*** Begin section ***

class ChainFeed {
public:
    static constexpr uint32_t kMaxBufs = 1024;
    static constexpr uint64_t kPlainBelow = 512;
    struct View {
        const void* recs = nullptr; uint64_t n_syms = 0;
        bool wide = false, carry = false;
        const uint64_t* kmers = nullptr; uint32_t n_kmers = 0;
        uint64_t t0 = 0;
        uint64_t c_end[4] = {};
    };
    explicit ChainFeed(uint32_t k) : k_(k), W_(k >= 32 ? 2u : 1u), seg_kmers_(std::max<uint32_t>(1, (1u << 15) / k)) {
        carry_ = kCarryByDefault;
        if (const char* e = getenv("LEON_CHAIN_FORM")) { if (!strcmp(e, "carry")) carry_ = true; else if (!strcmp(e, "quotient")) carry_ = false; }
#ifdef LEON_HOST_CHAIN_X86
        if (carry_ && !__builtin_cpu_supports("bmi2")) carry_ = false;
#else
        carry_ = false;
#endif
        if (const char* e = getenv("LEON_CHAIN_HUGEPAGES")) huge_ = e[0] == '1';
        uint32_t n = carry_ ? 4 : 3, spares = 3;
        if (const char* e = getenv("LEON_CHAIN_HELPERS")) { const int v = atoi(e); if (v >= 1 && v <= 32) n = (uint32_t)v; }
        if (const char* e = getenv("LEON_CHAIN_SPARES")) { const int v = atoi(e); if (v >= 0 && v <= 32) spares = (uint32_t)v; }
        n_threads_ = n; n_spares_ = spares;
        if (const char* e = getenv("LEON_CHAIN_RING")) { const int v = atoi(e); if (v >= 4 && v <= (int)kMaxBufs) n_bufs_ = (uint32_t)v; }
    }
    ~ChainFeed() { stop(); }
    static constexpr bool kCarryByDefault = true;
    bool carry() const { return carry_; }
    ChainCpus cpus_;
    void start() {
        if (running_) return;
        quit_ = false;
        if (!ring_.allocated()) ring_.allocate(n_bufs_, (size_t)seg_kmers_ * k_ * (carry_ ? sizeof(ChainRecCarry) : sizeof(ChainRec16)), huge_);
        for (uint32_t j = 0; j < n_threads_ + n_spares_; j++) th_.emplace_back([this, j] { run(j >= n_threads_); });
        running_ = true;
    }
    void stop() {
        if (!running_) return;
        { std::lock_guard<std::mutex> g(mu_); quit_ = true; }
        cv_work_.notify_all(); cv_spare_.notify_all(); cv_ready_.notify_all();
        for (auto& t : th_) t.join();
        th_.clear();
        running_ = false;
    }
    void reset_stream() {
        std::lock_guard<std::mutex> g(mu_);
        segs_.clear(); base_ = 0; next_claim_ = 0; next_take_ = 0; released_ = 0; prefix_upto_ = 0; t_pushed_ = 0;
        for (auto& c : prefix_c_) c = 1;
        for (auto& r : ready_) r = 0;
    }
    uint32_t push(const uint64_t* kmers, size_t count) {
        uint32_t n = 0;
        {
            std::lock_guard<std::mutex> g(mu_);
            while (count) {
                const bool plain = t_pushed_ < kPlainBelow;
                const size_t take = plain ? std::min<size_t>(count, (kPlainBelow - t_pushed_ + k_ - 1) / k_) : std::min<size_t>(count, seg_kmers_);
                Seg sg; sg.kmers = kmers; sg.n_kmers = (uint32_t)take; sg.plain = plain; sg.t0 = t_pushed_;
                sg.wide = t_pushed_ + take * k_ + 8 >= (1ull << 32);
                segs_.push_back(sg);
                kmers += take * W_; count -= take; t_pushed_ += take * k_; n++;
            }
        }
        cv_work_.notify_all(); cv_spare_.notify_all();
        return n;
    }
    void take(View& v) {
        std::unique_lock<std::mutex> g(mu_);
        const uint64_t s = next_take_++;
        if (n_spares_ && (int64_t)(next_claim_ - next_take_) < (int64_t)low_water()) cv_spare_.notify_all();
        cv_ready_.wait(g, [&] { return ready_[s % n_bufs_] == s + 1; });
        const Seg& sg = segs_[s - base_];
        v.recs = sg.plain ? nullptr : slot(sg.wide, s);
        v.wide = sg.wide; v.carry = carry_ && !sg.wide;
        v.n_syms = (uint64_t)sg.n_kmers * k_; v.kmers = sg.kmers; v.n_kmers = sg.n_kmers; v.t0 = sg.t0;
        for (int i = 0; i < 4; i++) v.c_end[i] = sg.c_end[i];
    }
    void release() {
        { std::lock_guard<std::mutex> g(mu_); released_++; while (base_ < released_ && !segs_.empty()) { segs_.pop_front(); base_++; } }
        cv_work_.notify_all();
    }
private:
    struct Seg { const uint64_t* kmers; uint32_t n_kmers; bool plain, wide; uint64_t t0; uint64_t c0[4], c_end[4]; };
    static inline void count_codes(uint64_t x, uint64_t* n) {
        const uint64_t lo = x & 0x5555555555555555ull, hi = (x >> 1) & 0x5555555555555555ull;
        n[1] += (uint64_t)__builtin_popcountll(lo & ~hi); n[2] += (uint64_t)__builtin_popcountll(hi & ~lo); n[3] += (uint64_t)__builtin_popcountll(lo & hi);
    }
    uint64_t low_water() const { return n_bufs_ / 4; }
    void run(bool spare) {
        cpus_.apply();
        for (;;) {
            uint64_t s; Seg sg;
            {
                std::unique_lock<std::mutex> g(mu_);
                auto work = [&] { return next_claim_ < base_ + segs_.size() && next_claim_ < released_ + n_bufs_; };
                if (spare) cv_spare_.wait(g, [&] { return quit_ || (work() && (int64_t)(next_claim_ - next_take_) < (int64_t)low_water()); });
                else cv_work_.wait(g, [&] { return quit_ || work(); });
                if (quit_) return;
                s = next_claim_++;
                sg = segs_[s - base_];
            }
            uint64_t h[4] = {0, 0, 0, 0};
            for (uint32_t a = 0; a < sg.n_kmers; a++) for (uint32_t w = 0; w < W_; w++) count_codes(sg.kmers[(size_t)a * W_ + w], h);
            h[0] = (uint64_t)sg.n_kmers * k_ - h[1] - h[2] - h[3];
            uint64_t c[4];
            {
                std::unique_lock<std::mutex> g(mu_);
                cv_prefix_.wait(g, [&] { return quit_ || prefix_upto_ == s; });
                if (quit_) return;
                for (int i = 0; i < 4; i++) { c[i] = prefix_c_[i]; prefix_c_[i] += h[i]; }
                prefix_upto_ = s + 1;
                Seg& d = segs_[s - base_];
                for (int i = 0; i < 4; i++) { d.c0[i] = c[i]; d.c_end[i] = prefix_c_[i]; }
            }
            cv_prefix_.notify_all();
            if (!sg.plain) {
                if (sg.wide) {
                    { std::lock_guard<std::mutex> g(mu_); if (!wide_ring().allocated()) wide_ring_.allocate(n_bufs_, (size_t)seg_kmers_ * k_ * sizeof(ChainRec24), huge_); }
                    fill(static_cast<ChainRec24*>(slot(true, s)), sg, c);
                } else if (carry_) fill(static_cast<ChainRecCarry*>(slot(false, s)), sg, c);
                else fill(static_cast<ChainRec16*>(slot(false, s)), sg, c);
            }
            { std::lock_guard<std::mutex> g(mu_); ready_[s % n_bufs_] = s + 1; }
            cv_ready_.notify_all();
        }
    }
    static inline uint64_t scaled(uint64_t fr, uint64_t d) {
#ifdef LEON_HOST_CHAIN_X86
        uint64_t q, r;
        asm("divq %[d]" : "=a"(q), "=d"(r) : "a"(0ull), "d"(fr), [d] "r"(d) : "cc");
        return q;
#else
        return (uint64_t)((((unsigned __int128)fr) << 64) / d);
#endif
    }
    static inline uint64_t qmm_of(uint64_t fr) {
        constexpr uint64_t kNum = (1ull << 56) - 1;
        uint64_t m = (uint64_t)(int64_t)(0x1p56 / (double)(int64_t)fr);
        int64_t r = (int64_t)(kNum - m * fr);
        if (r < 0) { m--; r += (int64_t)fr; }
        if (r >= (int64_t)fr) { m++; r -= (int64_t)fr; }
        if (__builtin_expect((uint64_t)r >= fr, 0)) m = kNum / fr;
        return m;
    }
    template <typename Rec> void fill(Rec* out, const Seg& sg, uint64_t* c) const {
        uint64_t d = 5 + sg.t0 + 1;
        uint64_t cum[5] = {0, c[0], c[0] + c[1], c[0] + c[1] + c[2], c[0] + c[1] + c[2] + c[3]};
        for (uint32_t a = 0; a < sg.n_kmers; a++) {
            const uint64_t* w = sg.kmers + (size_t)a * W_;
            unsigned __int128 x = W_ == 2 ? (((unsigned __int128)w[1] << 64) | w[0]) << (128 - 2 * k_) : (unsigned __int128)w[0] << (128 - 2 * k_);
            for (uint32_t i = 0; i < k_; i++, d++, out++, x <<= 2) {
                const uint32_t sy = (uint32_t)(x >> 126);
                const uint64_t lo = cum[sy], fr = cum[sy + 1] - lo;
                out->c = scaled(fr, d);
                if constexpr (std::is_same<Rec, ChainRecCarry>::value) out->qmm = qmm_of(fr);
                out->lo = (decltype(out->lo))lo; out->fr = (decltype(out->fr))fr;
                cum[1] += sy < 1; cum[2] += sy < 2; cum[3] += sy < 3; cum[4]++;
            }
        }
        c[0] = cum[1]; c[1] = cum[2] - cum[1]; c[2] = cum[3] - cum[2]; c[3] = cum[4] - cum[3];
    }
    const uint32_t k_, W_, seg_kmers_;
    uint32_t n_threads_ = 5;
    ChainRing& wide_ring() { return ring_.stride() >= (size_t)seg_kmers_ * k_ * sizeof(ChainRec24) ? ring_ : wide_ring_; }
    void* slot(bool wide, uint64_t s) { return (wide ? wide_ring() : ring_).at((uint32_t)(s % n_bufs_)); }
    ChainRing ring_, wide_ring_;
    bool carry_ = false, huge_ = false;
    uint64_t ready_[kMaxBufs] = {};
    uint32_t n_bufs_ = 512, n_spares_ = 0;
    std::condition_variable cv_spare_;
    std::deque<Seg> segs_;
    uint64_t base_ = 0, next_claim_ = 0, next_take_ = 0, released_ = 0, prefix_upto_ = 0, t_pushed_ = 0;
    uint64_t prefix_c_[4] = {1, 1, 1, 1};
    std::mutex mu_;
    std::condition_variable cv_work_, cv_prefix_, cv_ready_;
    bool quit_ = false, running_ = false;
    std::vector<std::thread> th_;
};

*** End section ***
*** Begin section ***

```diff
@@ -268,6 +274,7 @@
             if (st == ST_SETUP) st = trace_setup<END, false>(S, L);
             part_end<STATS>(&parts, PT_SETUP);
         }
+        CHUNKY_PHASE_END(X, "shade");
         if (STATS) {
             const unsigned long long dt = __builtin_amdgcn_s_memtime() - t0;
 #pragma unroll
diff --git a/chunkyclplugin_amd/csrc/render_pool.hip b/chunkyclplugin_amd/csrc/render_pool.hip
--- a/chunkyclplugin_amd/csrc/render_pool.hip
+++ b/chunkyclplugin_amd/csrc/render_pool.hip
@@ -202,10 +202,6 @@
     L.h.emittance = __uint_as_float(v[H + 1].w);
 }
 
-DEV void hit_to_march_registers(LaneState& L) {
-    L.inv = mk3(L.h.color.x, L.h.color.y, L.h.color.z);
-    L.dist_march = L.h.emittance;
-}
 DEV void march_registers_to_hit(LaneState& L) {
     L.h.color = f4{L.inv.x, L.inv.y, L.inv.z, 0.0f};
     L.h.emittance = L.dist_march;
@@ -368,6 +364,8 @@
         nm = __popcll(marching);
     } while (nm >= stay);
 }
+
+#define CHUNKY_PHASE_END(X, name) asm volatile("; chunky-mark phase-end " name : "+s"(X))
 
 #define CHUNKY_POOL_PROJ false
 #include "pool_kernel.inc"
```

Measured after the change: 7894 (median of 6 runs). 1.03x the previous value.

*** End section ***
*** Begin section ***

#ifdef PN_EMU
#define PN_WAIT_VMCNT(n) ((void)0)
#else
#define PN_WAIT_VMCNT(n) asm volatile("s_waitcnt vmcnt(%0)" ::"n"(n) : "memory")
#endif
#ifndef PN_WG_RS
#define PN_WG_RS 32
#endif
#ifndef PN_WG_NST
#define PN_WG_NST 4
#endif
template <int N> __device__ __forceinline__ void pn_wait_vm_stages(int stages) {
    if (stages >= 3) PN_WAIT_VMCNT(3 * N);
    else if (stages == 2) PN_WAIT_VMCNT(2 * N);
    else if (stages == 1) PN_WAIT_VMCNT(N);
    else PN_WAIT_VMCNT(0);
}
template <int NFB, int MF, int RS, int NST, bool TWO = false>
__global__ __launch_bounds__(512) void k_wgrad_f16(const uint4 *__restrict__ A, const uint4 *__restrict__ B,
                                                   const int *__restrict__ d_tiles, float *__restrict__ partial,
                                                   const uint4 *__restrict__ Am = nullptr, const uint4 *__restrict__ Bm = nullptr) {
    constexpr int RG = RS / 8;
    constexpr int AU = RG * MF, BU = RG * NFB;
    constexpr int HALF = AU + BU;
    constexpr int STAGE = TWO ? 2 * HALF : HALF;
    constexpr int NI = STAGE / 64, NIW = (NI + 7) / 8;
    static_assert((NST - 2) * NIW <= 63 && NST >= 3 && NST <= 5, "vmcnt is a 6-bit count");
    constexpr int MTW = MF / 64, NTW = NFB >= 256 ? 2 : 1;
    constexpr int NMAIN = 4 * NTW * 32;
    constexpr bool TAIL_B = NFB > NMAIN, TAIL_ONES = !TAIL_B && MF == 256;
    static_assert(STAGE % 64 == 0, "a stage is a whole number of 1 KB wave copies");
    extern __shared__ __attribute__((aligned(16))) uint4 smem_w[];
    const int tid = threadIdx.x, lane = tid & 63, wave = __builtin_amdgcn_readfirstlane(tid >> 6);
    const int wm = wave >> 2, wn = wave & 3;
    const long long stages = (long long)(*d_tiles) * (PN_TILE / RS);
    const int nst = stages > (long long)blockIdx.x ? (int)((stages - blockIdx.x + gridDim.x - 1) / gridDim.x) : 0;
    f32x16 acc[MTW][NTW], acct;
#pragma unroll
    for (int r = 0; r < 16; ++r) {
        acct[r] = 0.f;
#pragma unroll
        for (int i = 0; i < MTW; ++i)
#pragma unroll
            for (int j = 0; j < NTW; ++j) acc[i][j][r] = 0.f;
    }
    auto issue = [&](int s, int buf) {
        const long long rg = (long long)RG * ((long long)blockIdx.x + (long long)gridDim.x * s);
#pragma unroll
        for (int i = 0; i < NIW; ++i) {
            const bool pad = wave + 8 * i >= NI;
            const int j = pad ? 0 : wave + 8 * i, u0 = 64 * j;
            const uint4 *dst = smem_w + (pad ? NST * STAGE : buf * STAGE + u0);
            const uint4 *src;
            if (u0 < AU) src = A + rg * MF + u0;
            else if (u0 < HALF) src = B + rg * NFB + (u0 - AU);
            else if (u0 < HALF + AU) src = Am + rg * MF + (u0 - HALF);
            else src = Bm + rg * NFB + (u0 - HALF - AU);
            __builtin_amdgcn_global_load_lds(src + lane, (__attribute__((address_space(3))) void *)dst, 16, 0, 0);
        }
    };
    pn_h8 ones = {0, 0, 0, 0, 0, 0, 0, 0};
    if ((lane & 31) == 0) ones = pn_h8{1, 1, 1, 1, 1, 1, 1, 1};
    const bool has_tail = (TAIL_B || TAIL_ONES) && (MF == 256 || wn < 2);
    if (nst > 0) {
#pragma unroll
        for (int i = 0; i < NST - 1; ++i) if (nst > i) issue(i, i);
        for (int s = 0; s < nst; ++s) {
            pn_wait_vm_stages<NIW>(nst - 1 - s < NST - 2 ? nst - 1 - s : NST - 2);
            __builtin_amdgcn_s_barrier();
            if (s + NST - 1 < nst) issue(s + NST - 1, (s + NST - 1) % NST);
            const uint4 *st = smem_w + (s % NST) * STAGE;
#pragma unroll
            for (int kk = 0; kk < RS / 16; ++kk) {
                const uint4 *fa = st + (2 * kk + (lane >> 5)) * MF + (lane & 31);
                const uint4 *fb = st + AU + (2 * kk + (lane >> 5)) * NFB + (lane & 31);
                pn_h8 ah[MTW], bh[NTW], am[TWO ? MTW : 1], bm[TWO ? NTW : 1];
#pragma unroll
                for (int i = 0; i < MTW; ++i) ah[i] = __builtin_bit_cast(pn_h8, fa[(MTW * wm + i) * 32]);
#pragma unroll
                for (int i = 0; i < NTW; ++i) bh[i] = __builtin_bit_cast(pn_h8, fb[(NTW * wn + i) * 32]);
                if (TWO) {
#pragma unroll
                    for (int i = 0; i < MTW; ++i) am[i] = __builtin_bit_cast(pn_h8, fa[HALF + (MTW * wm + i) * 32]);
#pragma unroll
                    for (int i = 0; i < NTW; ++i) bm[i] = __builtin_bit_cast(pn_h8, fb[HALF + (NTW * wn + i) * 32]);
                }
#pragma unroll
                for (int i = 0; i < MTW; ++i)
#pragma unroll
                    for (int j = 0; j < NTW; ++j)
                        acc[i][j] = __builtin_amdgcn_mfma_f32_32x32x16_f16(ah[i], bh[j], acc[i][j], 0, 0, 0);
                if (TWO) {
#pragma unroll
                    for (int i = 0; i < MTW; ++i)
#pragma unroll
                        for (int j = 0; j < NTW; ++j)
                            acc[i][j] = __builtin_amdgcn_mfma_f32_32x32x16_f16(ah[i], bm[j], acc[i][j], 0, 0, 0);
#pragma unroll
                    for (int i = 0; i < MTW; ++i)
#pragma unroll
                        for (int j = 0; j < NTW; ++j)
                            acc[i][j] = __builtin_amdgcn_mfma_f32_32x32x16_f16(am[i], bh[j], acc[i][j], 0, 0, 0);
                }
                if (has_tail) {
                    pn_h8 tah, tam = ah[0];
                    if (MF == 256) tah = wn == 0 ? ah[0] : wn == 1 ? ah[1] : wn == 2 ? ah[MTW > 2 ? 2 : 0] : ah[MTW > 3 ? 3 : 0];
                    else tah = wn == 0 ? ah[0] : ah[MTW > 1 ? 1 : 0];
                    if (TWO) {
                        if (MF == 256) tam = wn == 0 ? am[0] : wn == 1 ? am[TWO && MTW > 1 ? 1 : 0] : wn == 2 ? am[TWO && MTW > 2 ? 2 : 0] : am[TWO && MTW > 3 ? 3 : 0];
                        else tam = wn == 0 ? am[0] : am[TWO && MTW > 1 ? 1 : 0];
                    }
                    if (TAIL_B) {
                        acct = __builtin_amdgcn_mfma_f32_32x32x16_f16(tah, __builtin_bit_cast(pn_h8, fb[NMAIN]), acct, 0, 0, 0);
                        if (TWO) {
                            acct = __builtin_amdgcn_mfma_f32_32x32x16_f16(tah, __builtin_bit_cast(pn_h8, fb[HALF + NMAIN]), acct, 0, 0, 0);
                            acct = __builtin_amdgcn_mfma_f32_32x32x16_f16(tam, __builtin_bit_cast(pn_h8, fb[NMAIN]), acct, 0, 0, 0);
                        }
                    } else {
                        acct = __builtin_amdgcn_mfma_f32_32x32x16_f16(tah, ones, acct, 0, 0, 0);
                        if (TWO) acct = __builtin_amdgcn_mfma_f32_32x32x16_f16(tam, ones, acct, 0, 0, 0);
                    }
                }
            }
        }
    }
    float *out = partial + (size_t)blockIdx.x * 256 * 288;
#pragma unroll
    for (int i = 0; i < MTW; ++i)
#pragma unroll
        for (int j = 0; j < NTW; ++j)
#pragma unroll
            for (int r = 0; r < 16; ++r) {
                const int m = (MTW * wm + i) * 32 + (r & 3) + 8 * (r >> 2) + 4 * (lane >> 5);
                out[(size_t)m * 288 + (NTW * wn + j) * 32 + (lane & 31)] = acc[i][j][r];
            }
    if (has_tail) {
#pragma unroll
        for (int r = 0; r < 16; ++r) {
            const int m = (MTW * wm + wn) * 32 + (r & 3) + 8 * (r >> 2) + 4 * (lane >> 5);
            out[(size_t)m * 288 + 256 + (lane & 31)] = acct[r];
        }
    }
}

*** End section ***

### WORK TASK
From the records above, print exactly the lines that run from the line with "std::lock_guard<std::mutex> g(mu_); ready_[s" to the line with "out->lo = (decltype(out->lo))lo;", inclusive.

### ANSWER FOR THE TASK
            { std::lock_guard<std::mutex> g(mu_); ready_[s % n_bufs_] = s + 1; }
            cv_ready_.notify_all();
        }
    }
    static inline uint64_t scaled(uint64_t fr, uint64_t d) {
#ifdef LEON_HOST_CHAIN_X86
        uint64_t q, r;
        asm("divq %[d]" : "=a"(q), "=d"(r) : "a"(0ull), "d"(fr), [d] "r"(d) : "cc");
        return q;
#else
        return (uint64_t)((((unsigned __int128)fr) << 64) / d);
#endif
    }
    static inline uint64_t qmm_of(uint64_t fr) {
        constexpr uint64_t kNum = (1ull << 56) - 1;
        uint64_t m = (uint64_t)(int64_t)(0x1p56 / (double)(int64_t)fr);
        int64_t r = (int64_t)(kNum - m * fr);
        if (r < 0) { m--; r += (int64_t)fr; }
        if (r >= (int64_t)fr) { m++; r -= (int64_t)fr; }
        if (__builtin_expect((uint64_t)r >= fr, 0)) m = kNum / fr;
        return m;
    }
    template <typename Rec> void fill(Rec* out, const Seg& sg, uint64_t* c) const {
        uint64_t d = 5 + sg.t0 + 1;
        uint64_t cum[5] = {0, c[0], c[0] + c[1], c[0] + c[1] + c[2], c[0] + c[1] + c[2] + c[3]};
        for (uint32_t a = 0; a < sg.n_kmers; a++) {
            const uint64_t* w = sg.kmers + (size_t)a * W_;
            unsigned __int128 x = W_ == 2 ? (((unsigned __int128)w[1] << 64) | w[0]) << (128 - 2 * k_) : (unsigned __int128)w[0] << (128 - 2 * k_);
            for (uint32_t i = 0; i < k_; i++, d++, out++, x <<= 2) {
                const uint32_t sy = (uint32_t)(x >> 126);
                const uint64_t lo = cum[sy], fr = cum[sy + 1] - lo;
                out->c = scaled(fr, d);
                if constexpr (std::is_same<Rec, ChainRecCarry>::value) out->qmm = qmm_of(fr);
                out->lo = (decltype(out->lo))lo; out->fr = (decltype(out->fr))fr;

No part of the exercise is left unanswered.